- [TASK PROMPT]: Among the entries, which lines carry the string "bool"? Copy every one.
DATA START
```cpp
int al_run_seed_stages(al_ctx_t *c)
{
	hipStream_t s = c->stream;
	AL_HIP_CHECK(hipSetDevice(c->device));
	AL_HIP_CHECK(hipMemsetAsync(c->counters.p, 0, 32 * sizeof(unsigned long long), s));
	AL_HIP_CHECK(hipEventRecord(c->ev[0], s));
	const int nr = c->n_reads, w = c->mi->w, k = c->mi->k;
	const bool sk_wide = al_sketch_wide(k, c->max_rd_len);
	if (nr > 0) hipLaunchKernelGGL(k_sketch, dim3((nr + 63) / 64), dim3(64), (size_t)w * 64 * (sk_wide ? 12 : 8), s, c->rd_seq.p, c->rd_off.p, c->rd_len.p, c->mini_off.p, c->mini.p, c->mini_cnt.p, nr, w, k, sk_wide ? -1 : al_sketch_pos_bits(k));
	AL_HIP_CHECK(hipEventRecord(c->ev[ST_SKETCH + 1], s));
	if (c->n_frag == 0) { for (int i = ST_SEED; i < ST_N; ++i) AL_HIP_CHECK(hipEventRecord(c->ev[i + 1], s)); return 0; }
	if (c->frag_meta.ensure((size_t)c->n_frag + 1)) return -1;
	hipLaunchKernelGGL(k_frag_meta, dim3((c->n_frag + 255) / 256), dim3(256), 0, s, c->frag_first.p, c->rd_len.p, c->n_frag, c->frag_meta.p);
	if (run_seed_chain(c, nullptr, c->n_frag, c->opt.mid_occ, 0, true)) return -1;
	c->n_rechain = 0;
	if (c->opt.max_occ > c->opt.mid_occ) {
		uint32_t *cnt = (uint32_t *)(c->counters.p + 3);
		hipLaunchKernelGGL(k_rechain_test, dim3((c->n_frag + 255) / 256), dim3(256), 0, s, c->chained.p, c->a_off.p, c->u.p, c->uo.p, c->frag_nu.p, c->frag_rep.p, c->frag_first.p, c->n_frag, c->rechain_list.p, cnt);
		uint32_t n = 0;
		AL_HIP_CHECK(hipMemcpyAsync(&n, cnt, 4, hipMemcpyDeviceToHost, s));
// ... 45 lines not shown
	if ((al_tag_kind(c->opt.flag) || (c->opt.flag & AL_F_EQX)) && al_run_tags(c)) return failed();
	for (int i = 0; i < ST_N; ++i) { float ms = 0; if (hipEventElapsedTime(&ms, c->ev[i], c->ev[i + 1]) != hipSuccess) ms = 0; c->ms_stage[i] = ms; }
	float tot = 0; (void)hipEventElapsedTime(&tot, c->ev[0], c->ev[ST_N]); c->ms_total = tot;
	{ float a = 0, b = 0; if (hipEventElapsedTime(&a, c->ev_side[0], c->ev_side[1]) != hipSuccess) a = 0; if (c->n_rechain == 0 || hipEventElapsedTime(&b, c->ev_side[2], c->ev_side[3]) != hipSuccess) b = 0; c->ms_side = a + b; (void)hipGetLastError(); }
	c->ran = true;
	{ static const bool guard = getenv("AL_TEST_GUARD") != nullptr; if (guard && al_dev_guard_check()) fprintf(stderr, "[airlift] GUARD: violations after al_batch_run\n"); }
	unsigned long long h[16]; AL_HIP_CHECK(hipMemcpy(h, c->counters.p, sizeof(h), hipMemcpyDeviceToHost));
	if ((c->P.dbg >> 24) & 1) { unsigned long long t[8]; AL_HIP_CHECK(hipMemcpy(t, c->counters.p + 24, sizeof(t), hipMemcpyDeviceToHost));
		fprintf(stderr, "[airlift] tile kernel profile (cycles of thread 0, all blocks, both passes): setup %llu load %llu cut %llu dp %llu emit %llu copy %llu; tiles %llu\n", t[0], t[1], t[2], t[3], t[4], t[5], t[6]); }
	if ((c->P.dbg2 >> 3) & 1) { unsigned long long t[8]; AL_HIP_CHECK(hipMemcpy(t, c->counters.p + 24, sizeof(t), hipMemcpyDeviceToHost));
		fprintf(stderr, "[airlift] lane chaining kernels (cycles per wavefront, all launches of the batch): setup %llu load %llu recurrence %llu ends/backtrack/order %llu copy %llu; wavefronts %llu\n", t[5] ? t[0] / t[5] : 0, t[5] ? t[1] / t[5] : 0, t[5] ? t[2] / t[5] : 0, t[5] ? t[3] / t[5] : 0, t[5] ? t[4] / t[5] : 0, t[5]); }
	if ((c->P.dbg2 >> 4) & 1) { unsigned long long t[8]; AL_HIP_CHECK(hipMemcpy(t, c->counters.p + 24, sizeof(t), hipMemcpyDeviceToHost));
		fprintf(stderr, "[airlift] k_regs_heavy (lane 0 = mate 0, cycles summed over fragments): gen_regs %llu set_parent %llu squeeze %llu; hits %llu; whole blocks %llu over %llu fragments\n", t[0], t[1], t[2], t[3], t[4], t[5]); }
	if ((c->P.dbg2 >> 5) & 1) { unsigned long long t[8]; AL_HIP_CHECK(hipMemcpy(t, c->counters.p + 24, sizeof(t), hipMemcpyDeviceToHost));
		fprintf(stderr, "[airlift] DP exit shadow (two-cells-per-lane jobs): jobs %llu, differing %llu; rows needed %llu of %llu (%.1f %%); per wavefront %llu of %llu (%.1f %%); jobs saving < 10 %% %llu, 10-25 %% %llu, 25-40 %% %llu, >= 40 %% %llu\n",
		        t[0], t[1], t[3], t[2], t[2] ? 100.0 * (double)t[3] / (double)t[2] : 0.0, t[5], t[4], t[4] ? 100.0 * (double)t[5] / (double)t[4] : 0.0, t[6] & 0xffffffffull, t[6] >> 32, t[7] & 0xffffffffull, t[7] >> 32); }
	if (getenv("AL_TRACE")) { fprintf(stderr, "[airlift] trace: counters"); for (int i = 0; i < 16; ++i) fprintf(stderr, " [%d]=%llu", i, h[i]); fprintf(stderr, " rechain=%u\n", c->n_rechain); }
	al_batch_stat_t &st = c->stat; memset(&st, 0, sizeof(st));
	st.n_frag = c->n_frag; st.n_reads = c->n_reads; st.n_bases = c->n_bases;
	st.n_mini = ~0ULL; st.n_chain = ~0ULL;
	st.n_anchor = c->n_anchor_total; st.n_rechain = c->n_rechain; st.n_heap_fallback = h[0]; st.n_sort_tie_flag = h[1] + h[10];
	st.n_regs_aln = h[4]; st.n_refbases = h[5]; st.n_cigar = h[6];
	st.bytes_in = c->stat_bytes_in; st.bytes_out = 48 * st.n_regs_aln + 4 * st.n_cigar;
	st.ms_total = c->ms_total; st.n_stage = ST_N; st.ms_side_stream = c->ms_side; st.n_chain_fallback = c->n_chain_fallback; c->n_chain_fallback = 0;
	for (int i = 0; i < 10; ++i) { st.dp_jobs[i] = c->stat_dp_jobs[i]; st.dp_target_bases[i] = c->stat_dp_tbases[i]; }
	for (int i = 0; i < ST_N; ++i) st.ms_kernel[i] = c->ms_stage[i];
	return 0;
}

__global__ void k_sum_u32(const uint32_t *a, int n, unsigned long long *out)
{
// ... 203 lines not shown
	c->h_rd_off.resize(n_tok + 1); c->h_mini_off.resize(n_tok + 1); c->h_flip.assign(n_tok, 0);
	c->h_frag_first.resize(n_tok + 1); c->h_frag_hash.resize(n_tok + 1);
	const uint64_t mper = (uint64_t)(read_len >= k ? read_len - k + 1 : 0) + 1;
	for (int i = 0; i <= n_tok; ++i) { c->h_rd_off[i] = (uint64_t)i * wpr; c->h_mini_off[i] = (uint64_t)i * mper; c->h_frag_first[i] = (uint32_t)i; }
	al_parallel_for(c->n_threads, (size_t)n_tok, [&](size_t lo, size_t hi, int) {
		for (size_t i = lo; i < hi; ++i) c->h_frag_hash[i] = qname_hash(qnames ? qnames[i] : nullptr, read_len, c->opt.seed);
	});
	for (int i = 0; i < n_tok; ++i) if (start[i] + (uint64_t)read_len > src->n_bases) { fprintf(stderr, "[airlift] al_batch_upload_windows: window %d leaves the source\n", i); return -2; }
	const uint64_t words = (uint64_t)n_tok * wpr, mtot = (uint64_t)n_tok * mper, bases = (uint64_t)n_tok * read_len;
	c->n_bases = bases; c->mini_total = mtot; c->seq_words = words;
	c->stat_bytes_in = (uint64_t)n_tok * (((uint64_t)read_len * 3 + 7) / 8);
	hipStream_t s = c->stream; const int n_frag = n_tok, n_reads = n_tok;
	if (c->rd_seq.ensure(words + 1) || c->rd_off.ensure(n_reads + 1) || c->rd_len.ensure(n_reads + 1) || c->frag_first.ensure(n_frag + 1) || c->frag_hash.ensure(n_frag + 1) ||
	    c->mini_off.ensure(n_reads + 1) || c->mini.ensure(mtot + 1) || c->mini_cnt.ensure(n_reads + 1) || c->match.ensure(mtot + 1) || c->heap_ws.ensure(mtot + 1) ||
	    c->frag_nm.ensure(n_frag + 1) || c->frag_na.ensure(n_frag + 1) || c->frag_rep.ensure(n_frag + 1) || c->frag_nu.ensure(n_frag + 1) || c->a_off.ensure(n_frag + 2) ||
	    c->rechain_list.ensure(n_frag + 1) || c->tmp_u32.ensure(n_frag + 2) || c->tmp_u64.ensure(n_frag + 2) || c->counters.ensure(32) || c->tmp_u64b.ensure(n_tok + 1)) return -1;
	AL_HIP_CHECK(hipMemcpyAsync(c->tmp_u64b.p, start, (size_t)n_tok * 8, hipMemcpyHostToDevice, s));
	if (words) hipLaunchKernelGGL(k_make_windows, dim3((unsigned)((words + 255) / 256)), dim3(256), 0, s, src->S4, c->tmp_u64b.p, n_tok, read_len, wpr, c->rd_seq.p);
	AL_HIP_CHECK(hipMemsetAsync(c->rd_seq.p + words, 0, 4, s));
	AL_HIP_CHECK(hipMemcpyAsync(c->rd_off.p, c->h_rd_off.data(), (size_t)(n_reads + 1) * 8, hipMemcpyHostToDevice, s));
	AL_HIP_CHECK(hipMemcpyAsync(c->rd_len.p, c->h_rd_len.data(), (size_t)(n_reads + 1) * 4, hipMemcpyHostToDevice, s));
	AL_HIP_CHECK(hipMemcpyAsync(c->frag_first.p, c->h_frag_first.data(), (size_t)(n_frag + 1) * 4, hipMemcpyHostToDevice, s));
	AL_HIP_CHECK(hipMemcpyAsync(c->frag_hash.p, c->h_frag_hash.data(), (size_t)(n_frag + 1) * 4, hipMemcpyHostToDevice, s));
	AL_HIP_CHECK(hipMemcpyAsync(c->mini_off.p, c->h_mini_off.data(), (size_t)(n_reads + 1) * 8, hipMemcpyHostToDevice, s));
	AL_HIP_CHECK(hipStreamSynchronize(s));
	return 0;
}
```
DATA END
- [SOLUTION TO THIS TASK]:
	const bool sk_wide = al_sketch_wide(k, c->max_rd_len);
	{ static const bool guard = getenv("AL_TEST_GUARD") != nullptr; if (guard && al_dev_guard_check()) fprintf(stderr, "[airlift] GUARD: violations after al_batch_run\n"); }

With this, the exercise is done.